**WHAT THIS TASK INVOLVES**.
Look through the entries below and extract exactly the lines from the one containing "ctx = nullptr;" through the one containing "size_t n, double*", ends included.

**RECORDS SUPPLIED**.
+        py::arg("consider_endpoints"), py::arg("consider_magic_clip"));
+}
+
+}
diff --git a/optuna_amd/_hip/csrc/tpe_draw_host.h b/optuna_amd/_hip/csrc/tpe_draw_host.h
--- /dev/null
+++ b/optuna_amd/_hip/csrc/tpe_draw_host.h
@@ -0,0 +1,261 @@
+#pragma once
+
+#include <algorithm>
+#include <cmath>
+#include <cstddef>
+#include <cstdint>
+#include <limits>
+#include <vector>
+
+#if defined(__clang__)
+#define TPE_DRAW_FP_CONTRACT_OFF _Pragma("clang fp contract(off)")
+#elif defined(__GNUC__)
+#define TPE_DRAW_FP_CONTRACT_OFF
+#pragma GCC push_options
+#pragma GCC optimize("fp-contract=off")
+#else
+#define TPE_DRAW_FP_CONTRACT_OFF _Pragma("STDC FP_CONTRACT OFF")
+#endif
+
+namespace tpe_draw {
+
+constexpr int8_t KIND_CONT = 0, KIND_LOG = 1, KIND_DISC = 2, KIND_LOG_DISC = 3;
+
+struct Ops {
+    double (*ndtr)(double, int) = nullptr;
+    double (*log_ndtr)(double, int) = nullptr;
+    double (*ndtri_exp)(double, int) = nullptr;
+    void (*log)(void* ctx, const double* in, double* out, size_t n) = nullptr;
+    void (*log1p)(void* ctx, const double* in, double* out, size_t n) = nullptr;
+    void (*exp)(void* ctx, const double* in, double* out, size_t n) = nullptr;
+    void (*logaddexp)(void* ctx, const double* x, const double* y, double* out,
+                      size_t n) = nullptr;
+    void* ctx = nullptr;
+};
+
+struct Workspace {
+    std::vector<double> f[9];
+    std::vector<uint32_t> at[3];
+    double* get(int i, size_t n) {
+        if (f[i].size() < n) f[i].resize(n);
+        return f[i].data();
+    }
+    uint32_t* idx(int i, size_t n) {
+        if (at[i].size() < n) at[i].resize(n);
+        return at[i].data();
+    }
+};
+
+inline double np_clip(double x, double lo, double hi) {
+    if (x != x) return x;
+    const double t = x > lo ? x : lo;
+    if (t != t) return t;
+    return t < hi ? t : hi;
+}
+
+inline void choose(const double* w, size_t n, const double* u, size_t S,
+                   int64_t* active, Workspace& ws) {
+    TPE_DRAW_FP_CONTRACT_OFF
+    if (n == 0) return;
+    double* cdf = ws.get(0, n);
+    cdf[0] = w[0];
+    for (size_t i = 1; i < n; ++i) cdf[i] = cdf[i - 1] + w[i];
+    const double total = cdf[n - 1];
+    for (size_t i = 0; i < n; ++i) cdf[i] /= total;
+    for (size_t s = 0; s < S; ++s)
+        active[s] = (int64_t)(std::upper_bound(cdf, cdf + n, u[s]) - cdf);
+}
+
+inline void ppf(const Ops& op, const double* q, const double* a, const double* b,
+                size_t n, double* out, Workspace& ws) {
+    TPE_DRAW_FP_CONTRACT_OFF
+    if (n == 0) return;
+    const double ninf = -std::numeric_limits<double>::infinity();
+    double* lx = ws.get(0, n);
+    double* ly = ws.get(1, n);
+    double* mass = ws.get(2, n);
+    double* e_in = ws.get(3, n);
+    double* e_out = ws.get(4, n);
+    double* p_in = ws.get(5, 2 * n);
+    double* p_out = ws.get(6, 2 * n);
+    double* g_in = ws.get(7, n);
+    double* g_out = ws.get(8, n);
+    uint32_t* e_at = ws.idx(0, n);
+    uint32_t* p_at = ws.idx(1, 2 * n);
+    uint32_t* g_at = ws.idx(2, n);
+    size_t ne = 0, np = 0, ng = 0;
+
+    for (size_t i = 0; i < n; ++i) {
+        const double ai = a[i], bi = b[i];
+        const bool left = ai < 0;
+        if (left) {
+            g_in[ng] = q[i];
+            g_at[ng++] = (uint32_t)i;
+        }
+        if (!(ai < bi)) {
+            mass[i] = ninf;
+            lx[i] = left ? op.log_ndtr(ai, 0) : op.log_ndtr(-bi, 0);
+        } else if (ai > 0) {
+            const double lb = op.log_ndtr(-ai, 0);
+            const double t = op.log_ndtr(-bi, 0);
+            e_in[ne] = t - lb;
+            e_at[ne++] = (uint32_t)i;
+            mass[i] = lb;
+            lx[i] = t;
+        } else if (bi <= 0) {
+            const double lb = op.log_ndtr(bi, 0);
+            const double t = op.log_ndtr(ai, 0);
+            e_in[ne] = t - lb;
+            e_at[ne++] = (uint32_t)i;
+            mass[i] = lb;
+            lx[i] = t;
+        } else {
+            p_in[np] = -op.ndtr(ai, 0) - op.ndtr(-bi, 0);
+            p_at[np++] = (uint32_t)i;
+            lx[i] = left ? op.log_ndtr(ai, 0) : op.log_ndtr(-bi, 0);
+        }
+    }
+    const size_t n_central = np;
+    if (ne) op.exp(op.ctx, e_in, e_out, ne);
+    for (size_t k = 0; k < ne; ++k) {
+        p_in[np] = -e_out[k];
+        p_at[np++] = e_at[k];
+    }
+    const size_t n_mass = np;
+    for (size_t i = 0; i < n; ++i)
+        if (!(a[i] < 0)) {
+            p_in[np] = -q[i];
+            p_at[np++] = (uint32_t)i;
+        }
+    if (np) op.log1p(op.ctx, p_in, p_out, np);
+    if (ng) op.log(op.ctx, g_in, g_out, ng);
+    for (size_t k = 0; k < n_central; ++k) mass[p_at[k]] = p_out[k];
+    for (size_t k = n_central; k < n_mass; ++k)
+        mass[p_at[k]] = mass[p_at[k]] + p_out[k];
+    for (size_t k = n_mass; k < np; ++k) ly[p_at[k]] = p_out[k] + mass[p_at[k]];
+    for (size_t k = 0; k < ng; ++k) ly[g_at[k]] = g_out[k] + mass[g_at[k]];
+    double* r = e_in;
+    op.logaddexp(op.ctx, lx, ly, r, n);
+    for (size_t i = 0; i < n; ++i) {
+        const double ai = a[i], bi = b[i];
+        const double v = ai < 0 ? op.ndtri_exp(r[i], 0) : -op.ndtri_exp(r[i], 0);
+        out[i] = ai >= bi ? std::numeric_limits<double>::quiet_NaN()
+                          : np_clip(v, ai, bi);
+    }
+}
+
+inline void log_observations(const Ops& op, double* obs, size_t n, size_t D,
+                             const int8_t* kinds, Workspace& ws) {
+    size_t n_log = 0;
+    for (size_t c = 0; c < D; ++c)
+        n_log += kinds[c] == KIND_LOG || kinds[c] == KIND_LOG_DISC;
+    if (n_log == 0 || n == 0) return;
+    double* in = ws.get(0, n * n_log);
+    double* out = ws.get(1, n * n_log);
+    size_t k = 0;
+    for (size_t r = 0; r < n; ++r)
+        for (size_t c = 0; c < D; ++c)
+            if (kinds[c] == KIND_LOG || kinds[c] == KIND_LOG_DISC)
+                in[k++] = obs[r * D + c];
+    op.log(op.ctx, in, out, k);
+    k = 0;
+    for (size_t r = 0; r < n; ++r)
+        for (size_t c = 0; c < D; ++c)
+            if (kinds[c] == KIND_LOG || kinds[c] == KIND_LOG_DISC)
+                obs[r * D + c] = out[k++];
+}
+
--
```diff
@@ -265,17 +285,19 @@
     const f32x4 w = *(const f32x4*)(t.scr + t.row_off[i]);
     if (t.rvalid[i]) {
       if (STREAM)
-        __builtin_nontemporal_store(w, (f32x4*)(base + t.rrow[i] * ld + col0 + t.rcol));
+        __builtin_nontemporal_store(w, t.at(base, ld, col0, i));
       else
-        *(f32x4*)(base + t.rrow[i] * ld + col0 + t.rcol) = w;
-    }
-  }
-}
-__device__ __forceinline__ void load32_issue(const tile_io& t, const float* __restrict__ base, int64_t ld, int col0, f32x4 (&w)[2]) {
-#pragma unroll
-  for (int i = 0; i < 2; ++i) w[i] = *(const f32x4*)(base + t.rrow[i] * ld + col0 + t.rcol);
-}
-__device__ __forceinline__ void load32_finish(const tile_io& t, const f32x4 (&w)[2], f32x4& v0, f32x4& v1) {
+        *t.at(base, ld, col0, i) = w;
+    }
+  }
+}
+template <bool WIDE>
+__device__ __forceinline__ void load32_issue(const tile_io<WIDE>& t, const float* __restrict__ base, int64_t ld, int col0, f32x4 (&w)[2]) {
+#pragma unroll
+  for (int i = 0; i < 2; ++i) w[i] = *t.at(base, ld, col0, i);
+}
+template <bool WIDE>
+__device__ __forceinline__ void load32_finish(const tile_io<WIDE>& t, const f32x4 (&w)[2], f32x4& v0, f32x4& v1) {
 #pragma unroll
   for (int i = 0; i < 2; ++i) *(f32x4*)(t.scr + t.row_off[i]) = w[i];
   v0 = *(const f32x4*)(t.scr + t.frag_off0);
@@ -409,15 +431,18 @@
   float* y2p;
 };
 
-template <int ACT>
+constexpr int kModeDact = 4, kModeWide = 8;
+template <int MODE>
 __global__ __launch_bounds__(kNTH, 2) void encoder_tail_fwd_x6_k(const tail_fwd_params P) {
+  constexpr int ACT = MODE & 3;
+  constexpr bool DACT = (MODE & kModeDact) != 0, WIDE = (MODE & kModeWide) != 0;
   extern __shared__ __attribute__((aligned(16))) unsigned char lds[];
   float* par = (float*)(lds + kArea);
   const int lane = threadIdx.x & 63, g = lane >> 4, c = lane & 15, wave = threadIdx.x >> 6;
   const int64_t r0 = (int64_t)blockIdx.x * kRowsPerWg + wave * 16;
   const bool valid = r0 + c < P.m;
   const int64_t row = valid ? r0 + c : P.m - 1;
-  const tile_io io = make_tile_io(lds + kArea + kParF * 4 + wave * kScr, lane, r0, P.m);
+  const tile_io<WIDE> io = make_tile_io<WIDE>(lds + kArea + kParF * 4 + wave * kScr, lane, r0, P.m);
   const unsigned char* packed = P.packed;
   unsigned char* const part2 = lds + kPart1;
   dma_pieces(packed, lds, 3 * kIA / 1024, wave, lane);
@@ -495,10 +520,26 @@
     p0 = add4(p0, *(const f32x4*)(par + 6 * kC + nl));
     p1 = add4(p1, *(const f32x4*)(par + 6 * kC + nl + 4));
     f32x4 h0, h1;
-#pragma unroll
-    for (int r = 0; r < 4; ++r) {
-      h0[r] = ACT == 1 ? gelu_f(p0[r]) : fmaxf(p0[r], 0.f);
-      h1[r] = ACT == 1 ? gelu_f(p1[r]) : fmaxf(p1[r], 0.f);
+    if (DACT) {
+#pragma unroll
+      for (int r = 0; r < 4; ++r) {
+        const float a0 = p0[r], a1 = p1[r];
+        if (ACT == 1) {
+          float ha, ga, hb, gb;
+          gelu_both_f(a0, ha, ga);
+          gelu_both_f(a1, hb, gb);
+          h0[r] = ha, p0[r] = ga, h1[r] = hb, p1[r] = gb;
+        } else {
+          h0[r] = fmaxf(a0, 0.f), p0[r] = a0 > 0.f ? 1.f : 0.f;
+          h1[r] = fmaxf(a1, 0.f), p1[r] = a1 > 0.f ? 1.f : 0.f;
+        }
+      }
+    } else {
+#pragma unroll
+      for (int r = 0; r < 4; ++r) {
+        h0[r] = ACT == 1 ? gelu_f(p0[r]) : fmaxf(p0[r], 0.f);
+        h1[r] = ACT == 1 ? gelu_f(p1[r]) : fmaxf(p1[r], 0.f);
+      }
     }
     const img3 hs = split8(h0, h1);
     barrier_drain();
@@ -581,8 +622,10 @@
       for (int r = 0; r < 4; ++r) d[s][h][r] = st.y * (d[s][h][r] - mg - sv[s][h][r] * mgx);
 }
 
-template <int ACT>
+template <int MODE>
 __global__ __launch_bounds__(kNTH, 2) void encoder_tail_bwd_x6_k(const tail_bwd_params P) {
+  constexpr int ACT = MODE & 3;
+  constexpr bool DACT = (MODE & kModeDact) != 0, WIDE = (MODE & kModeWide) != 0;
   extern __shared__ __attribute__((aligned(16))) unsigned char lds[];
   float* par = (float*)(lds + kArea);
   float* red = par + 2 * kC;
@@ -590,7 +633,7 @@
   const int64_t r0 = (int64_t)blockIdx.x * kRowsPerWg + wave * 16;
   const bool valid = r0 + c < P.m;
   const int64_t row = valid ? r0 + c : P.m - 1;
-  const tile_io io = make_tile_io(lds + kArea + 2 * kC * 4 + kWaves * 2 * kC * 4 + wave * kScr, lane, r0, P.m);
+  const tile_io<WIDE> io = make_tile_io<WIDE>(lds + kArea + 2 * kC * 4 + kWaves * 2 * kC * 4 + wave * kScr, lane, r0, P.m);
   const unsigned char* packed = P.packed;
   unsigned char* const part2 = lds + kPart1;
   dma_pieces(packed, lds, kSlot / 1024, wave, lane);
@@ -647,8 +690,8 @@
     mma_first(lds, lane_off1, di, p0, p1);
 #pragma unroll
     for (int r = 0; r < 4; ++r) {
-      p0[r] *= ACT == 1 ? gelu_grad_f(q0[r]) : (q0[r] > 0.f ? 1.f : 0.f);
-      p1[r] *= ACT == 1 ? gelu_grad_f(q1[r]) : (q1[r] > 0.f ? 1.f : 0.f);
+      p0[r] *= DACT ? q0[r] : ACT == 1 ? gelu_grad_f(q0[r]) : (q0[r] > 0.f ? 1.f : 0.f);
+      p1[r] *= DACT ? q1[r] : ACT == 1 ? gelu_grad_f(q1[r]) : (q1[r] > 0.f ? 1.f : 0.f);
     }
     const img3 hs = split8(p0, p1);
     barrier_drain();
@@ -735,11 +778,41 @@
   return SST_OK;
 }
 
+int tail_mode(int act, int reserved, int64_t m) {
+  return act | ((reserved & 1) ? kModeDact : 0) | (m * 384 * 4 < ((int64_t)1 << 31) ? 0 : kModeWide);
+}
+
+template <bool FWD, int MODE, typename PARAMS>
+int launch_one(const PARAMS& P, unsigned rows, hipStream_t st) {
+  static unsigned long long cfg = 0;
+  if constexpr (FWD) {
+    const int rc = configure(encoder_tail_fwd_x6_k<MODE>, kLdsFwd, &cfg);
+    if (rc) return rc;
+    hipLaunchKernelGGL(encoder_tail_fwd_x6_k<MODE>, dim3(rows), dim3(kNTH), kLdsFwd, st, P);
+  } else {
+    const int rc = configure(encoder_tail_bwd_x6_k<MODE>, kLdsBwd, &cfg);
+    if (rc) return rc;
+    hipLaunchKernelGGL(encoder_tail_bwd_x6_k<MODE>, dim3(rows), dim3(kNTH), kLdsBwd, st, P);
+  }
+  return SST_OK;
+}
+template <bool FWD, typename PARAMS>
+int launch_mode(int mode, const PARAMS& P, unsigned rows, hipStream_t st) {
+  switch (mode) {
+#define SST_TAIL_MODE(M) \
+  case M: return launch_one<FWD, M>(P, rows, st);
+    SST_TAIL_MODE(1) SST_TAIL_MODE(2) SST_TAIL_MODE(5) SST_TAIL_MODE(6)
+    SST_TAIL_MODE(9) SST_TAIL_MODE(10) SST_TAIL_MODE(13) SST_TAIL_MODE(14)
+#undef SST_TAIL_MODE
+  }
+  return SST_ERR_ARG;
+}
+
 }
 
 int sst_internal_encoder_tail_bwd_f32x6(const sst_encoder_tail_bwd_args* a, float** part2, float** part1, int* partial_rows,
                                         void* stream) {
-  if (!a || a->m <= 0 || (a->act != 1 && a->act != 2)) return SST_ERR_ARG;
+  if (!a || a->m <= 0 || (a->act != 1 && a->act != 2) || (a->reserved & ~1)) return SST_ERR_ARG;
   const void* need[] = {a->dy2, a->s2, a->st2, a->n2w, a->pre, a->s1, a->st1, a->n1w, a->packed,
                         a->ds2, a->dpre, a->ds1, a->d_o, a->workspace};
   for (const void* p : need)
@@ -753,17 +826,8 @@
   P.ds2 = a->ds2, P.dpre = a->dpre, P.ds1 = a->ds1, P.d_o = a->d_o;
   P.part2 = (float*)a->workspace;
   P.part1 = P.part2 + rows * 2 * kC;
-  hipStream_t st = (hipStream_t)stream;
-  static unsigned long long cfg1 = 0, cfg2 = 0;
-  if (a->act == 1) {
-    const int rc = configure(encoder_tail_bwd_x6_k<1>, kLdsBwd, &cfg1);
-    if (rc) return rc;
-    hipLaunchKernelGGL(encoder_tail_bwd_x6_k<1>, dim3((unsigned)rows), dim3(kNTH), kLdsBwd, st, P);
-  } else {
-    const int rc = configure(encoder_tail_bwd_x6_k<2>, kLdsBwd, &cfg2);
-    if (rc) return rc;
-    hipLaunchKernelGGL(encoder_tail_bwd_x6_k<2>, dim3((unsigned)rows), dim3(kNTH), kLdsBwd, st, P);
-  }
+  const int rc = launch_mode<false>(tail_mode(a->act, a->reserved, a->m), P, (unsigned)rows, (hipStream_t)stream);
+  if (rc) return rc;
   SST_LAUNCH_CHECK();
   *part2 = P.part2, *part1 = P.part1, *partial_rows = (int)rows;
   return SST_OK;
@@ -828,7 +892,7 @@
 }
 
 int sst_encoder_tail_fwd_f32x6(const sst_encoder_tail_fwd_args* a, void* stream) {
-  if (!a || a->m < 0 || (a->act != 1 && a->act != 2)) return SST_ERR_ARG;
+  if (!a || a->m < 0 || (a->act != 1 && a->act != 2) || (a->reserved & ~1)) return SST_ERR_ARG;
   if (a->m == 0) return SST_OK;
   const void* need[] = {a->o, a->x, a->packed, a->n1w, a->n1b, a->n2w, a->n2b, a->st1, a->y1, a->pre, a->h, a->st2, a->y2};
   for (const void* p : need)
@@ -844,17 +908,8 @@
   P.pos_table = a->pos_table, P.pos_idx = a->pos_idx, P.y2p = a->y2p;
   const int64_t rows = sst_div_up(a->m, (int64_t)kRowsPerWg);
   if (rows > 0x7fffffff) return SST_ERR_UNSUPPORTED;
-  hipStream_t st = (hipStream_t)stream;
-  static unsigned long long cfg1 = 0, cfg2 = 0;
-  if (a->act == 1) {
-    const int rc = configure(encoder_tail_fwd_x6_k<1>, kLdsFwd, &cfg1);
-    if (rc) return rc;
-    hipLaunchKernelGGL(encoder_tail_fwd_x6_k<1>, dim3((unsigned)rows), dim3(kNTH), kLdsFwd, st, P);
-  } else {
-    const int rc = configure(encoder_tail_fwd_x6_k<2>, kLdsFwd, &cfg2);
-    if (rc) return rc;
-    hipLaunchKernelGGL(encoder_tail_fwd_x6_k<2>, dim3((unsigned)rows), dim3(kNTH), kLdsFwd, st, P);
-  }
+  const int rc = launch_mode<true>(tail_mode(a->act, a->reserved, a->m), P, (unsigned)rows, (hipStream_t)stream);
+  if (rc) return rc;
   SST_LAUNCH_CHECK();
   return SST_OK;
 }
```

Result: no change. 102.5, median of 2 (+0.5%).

**OUTPUT FOR THIS EXERCISE**.
+    void* ctx = nullptr;
+};
+
+struct Workspace {
+    std::vector<double> f[9];
+    std::vector<uint32_t> at[3];
+    double* get(int i, size_t n) {
+        if (f[i].size() < n) f[i].resize(n);
+        return f[i].data();
+    }
+    uint32_t* idx(int i, size_t n) {
+        if (at[i].size() < n) at[i].resize(n);
+        return at[i].data();
+    }
+};
+
+inline double np_clip(double x, double lo, double hi) {
+    if (x != x) return x;
+    const double t = x > lo ? x : lo;
+    if (t != t) return t;
+    return t < hi ? t : hi;
+}
+
+inline void choose(const double* w, size_t n, const double* u, size_t S,
+                   int64_t* active, Workspace& ws) {
+    TPE_DRAW_FP_CONTRACT_OFF
+    if (n == 0) return;
+    double* cdf = ws.get(0, n);
+    cdf[0] = w[0];
+    for (size_t i = 1; i < n; ++i) cdf[i] = cdf[i - 1] + w[i];
+    const double total = cdf[n - 1];
+    for (size_t i = 0; i < n; ++i) cdf[i] /= total;
+    for (size_t s = 0; s < S; ++s)
+        active[s] = (int64_t)(std::upper_bound(cdf, cdf + n, u[s]) - cdf);
+}
+
+inline void ppf(const Ops& op, const double* q, const double* a, const double* b,
+                size_t n, double* out, Workspace& ws) {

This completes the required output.